• [BRIEF]:
Using the listing below, retype exactly the lines starting at the one with "template <bool CONF>" and ending at the one with "const _Float16* __restrict__ bh, const", and include both.

• [ENTRIES SHOWN]:
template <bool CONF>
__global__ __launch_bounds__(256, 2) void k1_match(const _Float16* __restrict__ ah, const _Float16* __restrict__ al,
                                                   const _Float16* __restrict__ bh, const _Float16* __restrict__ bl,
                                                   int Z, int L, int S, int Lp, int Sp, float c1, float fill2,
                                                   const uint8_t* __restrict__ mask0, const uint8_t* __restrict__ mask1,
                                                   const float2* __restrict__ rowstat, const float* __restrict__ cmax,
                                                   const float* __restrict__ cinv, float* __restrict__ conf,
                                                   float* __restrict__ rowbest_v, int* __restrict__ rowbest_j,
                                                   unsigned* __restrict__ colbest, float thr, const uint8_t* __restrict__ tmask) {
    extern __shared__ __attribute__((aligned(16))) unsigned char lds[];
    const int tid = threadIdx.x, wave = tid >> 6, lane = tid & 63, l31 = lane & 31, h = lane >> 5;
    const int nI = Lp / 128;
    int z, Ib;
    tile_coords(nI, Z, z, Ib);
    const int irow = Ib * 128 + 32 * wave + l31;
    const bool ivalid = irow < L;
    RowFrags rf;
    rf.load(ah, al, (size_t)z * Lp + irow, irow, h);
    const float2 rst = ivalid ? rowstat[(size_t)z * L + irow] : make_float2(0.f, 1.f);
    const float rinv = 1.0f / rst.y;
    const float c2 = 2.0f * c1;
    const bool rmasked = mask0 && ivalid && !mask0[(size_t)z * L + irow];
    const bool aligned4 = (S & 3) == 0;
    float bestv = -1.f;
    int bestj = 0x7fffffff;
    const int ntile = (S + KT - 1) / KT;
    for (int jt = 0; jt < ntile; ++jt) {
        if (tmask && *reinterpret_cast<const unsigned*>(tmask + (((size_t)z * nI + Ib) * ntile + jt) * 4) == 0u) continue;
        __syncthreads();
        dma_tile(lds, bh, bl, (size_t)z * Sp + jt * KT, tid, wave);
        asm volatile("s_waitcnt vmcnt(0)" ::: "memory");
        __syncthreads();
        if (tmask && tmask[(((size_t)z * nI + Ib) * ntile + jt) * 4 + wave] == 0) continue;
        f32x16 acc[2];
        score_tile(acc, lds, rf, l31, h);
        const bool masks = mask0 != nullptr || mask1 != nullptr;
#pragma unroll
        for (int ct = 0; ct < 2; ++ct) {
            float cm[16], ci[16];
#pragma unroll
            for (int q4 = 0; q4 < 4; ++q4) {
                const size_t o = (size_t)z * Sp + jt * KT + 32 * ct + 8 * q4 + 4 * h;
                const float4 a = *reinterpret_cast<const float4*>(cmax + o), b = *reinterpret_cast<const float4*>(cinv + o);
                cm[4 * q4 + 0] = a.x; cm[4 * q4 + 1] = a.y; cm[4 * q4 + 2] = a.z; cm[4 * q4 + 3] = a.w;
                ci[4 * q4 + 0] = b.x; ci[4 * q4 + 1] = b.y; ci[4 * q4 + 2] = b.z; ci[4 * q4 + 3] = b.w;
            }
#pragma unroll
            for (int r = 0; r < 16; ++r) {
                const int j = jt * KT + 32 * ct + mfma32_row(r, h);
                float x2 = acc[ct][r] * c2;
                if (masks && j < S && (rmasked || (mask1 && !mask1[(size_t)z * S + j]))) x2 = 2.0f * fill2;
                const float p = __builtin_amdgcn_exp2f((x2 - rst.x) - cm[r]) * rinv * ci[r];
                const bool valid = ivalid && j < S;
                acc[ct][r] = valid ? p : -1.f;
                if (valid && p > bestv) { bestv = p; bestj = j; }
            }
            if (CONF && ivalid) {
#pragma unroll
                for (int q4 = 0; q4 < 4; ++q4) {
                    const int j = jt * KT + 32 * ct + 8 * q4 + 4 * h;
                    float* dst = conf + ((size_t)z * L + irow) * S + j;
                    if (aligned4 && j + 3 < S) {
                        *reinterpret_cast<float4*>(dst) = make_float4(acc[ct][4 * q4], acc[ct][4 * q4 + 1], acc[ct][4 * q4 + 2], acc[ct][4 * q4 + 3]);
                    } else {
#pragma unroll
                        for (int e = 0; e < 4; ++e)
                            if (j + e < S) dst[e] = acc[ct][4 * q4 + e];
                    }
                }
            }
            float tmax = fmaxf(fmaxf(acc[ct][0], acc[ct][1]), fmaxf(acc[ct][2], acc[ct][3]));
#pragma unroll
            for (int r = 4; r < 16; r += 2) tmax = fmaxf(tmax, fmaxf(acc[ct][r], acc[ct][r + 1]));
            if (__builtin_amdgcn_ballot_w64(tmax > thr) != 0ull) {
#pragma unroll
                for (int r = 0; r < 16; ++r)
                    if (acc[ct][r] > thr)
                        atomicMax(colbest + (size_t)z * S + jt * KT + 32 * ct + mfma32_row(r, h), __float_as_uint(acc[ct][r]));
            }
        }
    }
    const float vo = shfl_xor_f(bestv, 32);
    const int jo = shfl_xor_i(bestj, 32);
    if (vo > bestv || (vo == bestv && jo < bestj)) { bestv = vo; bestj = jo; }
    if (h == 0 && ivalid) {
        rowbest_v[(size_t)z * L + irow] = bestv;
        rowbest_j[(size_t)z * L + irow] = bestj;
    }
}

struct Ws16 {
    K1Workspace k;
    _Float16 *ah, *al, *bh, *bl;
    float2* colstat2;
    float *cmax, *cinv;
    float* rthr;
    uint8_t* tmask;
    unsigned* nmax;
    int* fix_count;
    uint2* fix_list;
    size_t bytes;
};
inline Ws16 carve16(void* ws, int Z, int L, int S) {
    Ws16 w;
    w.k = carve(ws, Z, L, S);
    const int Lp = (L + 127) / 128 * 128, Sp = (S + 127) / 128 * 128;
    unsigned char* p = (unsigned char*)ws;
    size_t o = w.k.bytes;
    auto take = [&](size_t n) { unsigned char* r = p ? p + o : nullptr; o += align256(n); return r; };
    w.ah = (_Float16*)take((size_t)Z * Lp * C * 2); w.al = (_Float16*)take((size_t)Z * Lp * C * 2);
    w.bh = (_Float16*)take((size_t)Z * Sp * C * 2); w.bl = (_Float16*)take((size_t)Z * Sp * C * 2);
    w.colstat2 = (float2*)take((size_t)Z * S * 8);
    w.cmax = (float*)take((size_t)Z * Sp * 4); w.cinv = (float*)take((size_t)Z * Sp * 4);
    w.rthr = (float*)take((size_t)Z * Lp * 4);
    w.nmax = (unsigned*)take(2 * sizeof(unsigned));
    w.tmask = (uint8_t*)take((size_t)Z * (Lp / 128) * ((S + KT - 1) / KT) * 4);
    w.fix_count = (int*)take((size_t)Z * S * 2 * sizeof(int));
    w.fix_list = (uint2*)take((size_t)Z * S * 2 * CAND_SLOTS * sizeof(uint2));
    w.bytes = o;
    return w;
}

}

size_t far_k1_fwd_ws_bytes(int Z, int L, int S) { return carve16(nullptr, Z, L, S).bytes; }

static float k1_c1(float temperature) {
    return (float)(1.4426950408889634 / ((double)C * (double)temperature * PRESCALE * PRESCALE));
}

==

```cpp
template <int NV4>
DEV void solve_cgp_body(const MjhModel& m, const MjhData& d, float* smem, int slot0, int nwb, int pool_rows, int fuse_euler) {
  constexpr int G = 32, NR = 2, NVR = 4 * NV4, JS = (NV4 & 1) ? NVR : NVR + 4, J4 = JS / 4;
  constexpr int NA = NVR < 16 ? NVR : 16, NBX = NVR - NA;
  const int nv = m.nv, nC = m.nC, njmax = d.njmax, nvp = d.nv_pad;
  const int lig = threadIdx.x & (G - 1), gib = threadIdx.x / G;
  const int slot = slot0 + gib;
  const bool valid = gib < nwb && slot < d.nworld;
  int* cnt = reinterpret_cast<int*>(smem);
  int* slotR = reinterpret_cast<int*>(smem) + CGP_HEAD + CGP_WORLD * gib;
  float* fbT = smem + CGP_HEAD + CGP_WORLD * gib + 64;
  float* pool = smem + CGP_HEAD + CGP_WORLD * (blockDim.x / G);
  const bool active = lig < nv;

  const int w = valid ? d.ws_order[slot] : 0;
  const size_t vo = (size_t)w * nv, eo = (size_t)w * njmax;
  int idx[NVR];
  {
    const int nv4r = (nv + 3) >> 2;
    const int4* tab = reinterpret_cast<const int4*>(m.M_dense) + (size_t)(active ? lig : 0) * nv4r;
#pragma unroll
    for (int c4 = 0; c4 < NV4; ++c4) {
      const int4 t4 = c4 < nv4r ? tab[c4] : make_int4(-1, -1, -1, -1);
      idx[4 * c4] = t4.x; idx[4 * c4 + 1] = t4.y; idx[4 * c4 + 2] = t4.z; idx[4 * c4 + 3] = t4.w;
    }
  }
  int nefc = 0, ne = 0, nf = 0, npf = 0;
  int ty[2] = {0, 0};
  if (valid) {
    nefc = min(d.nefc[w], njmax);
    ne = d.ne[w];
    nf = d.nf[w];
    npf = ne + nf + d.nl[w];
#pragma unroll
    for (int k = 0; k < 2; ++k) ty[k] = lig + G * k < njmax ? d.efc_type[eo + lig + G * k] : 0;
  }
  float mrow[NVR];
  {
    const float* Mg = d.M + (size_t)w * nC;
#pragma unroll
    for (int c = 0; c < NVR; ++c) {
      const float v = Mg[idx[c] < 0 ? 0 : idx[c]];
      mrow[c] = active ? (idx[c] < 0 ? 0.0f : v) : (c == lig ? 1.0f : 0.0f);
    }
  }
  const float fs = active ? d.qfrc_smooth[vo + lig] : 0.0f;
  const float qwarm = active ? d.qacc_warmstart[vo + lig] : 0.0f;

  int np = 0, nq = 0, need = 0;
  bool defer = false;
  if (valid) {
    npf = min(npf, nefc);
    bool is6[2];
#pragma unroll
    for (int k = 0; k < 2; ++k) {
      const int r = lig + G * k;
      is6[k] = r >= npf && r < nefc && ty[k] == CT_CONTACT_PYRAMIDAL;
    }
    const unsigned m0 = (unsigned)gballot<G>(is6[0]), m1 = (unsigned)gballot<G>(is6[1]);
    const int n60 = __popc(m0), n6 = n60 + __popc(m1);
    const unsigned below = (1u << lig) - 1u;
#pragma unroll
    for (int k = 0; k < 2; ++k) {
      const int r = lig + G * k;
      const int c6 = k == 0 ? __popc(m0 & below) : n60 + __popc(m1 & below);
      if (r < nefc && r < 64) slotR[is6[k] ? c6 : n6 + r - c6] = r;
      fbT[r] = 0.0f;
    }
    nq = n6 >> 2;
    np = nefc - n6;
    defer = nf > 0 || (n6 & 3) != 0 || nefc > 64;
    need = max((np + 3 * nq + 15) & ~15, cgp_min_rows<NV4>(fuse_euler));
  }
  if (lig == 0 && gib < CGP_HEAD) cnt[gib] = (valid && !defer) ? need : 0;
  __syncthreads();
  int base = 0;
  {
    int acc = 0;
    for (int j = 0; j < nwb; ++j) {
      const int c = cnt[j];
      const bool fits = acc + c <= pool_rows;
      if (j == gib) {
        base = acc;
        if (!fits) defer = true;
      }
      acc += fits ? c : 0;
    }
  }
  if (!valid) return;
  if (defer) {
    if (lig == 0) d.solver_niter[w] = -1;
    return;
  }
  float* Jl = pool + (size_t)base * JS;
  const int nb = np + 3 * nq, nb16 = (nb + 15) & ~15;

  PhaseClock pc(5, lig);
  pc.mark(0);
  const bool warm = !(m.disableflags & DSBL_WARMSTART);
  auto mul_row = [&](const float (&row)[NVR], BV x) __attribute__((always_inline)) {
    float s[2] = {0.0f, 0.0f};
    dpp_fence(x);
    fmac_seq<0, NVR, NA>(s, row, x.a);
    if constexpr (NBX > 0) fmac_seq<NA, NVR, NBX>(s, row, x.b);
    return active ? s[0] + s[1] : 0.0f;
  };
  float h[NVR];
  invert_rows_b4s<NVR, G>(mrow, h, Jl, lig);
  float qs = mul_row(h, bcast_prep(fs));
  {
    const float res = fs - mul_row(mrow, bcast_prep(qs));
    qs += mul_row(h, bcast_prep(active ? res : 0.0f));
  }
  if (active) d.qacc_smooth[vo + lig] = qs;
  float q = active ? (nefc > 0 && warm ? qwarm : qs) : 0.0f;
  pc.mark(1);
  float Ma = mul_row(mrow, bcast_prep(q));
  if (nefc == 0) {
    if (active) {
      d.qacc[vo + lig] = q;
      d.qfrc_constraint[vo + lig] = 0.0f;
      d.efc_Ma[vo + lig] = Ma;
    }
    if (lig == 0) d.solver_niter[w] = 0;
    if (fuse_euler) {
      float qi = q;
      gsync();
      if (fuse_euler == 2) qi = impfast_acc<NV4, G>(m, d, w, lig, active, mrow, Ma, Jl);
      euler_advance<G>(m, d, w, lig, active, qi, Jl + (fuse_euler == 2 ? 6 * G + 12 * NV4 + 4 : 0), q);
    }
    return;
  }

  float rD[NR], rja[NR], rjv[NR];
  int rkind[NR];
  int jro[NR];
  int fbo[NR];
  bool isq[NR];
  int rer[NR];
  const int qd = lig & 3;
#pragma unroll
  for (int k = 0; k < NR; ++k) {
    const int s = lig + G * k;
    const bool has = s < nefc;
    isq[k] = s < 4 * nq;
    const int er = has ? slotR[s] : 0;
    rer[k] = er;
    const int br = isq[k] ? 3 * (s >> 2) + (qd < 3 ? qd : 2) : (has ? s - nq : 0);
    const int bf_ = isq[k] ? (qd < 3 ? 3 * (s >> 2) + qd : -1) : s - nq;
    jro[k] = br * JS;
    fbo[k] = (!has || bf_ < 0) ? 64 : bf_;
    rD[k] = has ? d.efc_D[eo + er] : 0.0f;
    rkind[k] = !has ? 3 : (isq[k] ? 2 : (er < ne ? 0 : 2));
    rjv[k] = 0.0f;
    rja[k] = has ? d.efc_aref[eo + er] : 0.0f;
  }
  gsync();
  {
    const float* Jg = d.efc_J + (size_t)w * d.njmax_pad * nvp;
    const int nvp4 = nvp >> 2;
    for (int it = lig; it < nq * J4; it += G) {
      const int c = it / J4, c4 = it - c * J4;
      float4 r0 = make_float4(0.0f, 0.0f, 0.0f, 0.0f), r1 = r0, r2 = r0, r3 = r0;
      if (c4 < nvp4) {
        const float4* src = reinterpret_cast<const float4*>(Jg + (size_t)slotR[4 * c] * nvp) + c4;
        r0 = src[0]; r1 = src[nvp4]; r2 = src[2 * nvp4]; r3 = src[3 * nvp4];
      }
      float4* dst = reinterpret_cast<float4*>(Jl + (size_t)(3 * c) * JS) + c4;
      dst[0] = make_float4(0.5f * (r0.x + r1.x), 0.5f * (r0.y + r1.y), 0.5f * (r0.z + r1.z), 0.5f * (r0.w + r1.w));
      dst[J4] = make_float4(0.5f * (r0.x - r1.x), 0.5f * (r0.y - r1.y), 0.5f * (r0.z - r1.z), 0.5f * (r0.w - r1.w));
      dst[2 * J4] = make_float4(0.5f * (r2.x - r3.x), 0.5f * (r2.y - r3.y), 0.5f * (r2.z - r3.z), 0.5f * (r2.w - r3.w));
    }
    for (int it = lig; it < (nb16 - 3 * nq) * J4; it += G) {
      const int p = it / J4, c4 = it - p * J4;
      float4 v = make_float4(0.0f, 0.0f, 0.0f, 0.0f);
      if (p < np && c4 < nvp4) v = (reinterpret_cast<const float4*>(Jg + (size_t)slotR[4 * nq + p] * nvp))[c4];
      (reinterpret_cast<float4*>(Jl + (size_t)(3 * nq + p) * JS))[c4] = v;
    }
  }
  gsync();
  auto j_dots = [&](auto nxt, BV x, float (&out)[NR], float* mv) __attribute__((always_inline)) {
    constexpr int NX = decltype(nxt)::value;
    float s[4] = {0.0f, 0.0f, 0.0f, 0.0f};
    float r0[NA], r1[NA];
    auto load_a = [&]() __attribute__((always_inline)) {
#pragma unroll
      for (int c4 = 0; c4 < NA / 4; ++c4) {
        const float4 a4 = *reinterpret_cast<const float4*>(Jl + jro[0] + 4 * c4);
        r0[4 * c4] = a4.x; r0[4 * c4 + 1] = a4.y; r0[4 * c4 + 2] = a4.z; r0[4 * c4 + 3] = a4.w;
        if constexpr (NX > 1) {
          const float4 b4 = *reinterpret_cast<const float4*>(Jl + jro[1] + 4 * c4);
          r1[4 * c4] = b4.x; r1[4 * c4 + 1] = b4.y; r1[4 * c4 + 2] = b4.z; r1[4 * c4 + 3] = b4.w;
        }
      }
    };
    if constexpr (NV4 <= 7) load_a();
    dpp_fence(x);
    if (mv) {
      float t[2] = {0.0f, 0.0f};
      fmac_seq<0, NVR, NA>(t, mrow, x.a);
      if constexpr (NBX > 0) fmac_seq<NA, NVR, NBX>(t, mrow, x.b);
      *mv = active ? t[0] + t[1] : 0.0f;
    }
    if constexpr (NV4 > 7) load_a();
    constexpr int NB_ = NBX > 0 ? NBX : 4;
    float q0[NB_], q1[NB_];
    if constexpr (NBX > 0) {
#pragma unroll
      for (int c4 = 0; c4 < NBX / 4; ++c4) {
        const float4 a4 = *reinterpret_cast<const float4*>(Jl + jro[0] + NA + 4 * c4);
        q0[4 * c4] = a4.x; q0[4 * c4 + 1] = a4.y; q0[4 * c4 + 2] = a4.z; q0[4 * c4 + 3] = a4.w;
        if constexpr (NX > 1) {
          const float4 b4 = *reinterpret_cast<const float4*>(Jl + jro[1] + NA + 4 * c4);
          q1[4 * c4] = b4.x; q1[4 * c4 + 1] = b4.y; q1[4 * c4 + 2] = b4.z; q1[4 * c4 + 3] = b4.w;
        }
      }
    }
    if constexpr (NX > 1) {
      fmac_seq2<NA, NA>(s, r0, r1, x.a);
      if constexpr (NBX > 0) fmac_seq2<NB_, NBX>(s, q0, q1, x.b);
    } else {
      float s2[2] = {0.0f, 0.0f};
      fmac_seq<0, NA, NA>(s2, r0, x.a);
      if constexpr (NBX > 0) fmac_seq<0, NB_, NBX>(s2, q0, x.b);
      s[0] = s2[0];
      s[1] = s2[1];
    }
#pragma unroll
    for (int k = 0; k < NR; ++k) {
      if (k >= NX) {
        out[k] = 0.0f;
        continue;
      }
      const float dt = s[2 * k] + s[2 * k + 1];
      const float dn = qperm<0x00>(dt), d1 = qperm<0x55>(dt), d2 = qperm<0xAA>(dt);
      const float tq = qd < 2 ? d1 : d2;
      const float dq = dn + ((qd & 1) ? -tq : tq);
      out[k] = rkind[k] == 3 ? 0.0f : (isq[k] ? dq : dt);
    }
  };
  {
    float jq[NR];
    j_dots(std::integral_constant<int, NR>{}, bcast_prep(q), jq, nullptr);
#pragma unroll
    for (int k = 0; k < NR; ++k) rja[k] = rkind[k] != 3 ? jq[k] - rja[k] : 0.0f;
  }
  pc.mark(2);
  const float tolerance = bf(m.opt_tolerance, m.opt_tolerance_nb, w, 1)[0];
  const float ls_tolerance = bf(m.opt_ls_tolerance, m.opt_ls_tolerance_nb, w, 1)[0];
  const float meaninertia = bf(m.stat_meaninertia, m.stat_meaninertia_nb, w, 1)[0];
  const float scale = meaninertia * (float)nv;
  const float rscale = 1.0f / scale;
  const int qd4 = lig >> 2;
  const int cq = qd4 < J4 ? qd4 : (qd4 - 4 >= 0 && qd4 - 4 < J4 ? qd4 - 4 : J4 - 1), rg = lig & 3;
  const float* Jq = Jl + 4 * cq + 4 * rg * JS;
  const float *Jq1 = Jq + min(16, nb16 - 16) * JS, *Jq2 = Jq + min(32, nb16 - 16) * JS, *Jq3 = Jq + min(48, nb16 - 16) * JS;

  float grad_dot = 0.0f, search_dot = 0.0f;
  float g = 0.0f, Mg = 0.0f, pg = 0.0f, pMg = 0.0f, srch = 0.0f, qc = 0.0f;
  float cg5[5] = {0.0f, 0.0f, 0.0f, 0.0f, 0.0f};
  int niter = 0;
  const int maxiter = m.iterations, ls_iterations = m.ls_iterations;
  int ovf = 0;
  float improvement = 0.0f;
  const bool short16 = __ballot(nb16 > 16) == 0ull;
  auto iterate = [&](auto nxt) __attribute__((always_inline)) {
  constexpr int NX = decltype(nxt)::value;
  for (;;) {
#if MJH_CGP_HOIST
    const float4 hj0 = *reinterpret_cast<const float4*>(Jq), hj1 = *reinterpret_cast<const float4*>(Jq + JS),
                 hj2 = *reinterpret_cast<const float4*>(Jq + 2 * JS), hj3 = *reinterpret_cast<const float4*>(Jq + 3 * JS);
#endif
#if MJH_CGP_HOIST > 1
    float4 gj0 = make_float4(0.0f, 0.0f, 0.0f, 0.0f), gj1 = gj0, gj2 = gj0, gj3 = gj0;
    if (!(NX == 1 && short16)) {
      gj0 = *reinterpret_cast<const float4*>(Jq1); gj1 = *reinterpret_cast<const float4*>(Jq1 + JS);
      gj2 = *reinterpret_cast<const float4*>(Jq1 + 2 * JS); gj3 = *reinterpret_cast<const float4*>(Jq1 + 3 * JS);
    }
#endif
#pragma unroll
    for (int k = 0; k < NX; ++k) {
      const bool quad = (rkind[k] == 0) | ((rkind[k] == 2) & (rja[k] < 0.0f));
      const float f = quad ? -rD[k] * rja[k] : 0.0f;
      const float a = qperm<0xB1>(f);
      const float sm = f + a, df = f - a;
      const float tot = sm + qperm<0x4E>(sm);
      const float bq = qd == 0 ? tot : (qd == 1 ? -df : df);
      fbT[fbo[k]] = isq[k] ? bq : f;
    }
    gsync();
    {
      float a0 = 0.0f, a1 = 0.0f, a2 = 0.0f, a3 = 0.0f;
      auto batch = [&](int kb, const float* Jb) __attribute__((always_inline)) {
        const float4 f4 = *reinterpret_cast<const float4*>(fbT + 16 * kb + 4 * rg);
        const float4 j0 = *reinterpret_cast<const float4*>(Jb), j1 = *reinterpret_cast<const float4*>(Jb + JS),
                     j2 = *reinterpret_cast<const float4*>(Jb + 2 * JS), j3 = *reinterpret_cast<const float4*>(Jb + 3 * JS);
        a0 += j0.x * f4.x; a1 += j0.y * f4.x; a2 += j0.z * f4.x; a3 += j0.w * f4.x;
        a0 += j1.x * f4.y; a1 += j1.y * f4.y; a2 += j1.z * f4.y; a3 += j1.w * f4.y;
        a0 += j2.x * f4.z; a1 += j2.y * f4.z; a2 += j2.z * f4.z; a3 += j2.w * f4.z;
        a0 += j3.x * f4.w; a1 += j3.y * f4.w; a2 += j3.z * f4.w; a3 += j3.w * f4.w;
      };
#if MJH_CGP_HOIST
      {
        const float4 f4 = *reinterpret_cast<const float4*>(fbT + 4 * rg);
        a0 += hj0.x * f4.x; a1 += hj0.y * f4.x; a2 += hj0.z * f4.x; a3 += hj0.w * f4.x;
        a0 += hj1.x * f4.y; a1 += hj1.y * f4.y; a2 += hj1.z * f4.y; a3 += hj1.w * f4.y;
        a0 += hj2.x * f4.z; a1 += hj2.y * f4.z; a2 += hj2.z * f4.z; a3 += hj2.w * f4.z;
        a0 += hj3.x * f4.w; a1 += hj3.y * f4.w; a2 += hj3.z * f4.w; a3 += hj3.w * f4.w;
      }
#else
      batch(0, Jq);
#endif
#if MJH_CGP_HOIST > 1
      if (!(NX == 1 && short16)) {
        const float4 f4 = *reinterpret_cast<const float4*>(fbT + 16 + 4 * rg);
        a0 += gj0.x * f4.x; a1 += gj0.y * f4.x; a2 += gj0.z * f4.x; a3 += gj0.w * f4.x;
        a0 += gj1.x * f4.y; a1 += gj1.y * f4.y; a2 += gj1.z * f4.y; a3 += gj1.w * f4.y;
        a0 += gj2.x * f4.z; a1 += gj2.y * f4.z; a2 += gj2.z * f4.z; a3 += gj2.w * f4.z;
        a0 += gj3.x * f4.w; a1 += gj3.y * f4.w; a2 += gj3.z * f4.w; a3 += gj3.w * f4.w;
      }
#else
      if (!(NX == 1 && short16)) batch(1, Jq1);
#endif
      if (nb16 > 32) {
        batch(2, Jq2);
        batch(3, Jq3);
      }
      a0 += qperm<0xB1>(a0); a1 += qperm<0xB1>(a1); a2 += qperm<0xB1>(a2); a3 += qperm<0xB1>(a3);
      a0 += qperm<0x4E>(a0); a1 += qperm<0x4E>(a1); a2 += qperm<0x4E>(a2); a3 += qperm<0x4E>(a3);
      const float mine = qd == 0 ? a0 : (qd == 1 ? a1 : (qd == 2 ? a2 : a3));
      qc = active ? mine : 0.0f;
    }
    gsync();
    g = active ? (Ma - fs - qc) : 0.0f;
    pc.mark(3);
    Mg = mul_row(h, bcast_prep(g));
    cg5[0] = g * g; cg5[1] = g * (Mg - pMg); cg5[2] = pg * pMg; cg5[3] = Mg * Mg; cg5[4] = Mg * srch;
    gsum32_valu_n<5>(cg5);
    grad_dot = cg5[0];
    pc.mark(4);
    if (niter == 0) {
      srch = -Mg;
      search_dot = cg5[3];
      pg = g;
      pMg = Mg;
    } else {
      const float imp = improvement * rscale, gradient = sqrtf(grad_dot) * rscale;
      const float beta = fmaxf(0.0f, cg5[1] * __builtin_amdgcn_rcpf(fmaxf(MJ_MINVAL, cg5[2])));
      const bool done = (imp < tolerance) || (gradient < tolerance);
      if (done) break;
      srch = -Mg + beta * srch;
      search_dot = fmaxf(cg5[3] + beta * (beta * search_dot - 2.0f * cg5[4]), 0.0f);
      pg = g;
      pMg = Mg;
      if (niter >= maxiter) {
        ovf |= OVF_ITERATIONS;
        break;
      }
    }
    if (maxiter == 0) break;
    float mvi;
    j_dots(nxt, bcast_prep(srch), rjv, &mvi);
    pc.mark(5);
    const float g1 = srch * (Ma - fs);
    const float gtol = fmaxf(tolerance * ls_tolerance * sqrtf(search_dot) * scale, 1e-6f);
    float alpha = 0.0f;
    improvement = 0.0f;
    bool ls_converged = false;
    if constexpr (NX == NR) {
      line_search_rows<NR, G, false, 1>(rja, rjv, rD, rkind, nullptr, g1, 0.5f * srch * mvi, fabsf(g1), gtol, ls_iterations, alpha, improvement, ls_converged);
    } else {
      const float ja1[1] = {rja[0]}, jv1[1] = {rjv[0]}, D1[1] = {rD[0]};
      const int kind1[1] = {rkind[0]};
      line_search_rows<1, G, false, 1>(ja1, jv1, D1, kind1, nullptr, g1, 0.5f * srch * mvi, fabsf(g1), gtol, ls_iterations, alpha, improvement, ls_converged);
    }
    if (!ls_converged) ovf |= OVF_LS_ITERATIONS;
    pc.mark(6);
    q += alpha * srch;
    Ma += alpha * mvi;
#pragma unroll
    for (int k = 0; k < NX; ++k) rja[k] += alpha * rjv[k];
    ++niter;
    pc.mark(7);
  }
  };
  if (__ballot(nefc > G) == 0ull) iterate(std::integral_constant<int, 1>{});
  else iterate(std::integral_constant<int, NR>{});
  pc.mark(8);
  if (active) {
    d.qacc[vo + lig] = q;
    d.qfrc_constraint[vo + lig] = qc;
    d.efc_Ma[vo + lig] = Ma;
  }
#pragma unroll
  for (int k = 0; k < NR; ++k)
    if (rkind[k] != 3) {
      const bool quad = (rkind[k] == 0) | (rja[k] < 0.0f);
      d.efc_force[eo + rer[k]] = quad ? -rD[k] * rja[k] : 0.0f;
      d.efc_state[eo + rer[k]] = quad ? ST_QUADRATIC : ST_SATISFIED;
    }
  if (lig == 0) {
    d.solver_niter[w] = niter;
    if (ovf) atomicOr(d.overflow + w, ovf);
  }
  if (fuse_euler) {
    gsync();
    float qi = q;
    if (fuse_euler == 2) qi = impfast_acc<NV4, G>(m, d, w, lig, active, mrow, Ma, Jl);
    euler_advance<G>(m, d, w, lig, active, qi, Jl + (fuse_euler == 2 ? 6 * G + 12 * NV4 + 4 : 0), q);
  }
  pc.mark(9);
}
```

• [WRITTEN RESPONSE]:
template <bool CONF>
__global__ __launch_bounds__(256, 2) void k1_match(const _Float16* __restrict__ ah, const _Float16* __restrict__ al,
                                                   const _Float16* __restrict__ bh, const _Float16* __restrict__ bl,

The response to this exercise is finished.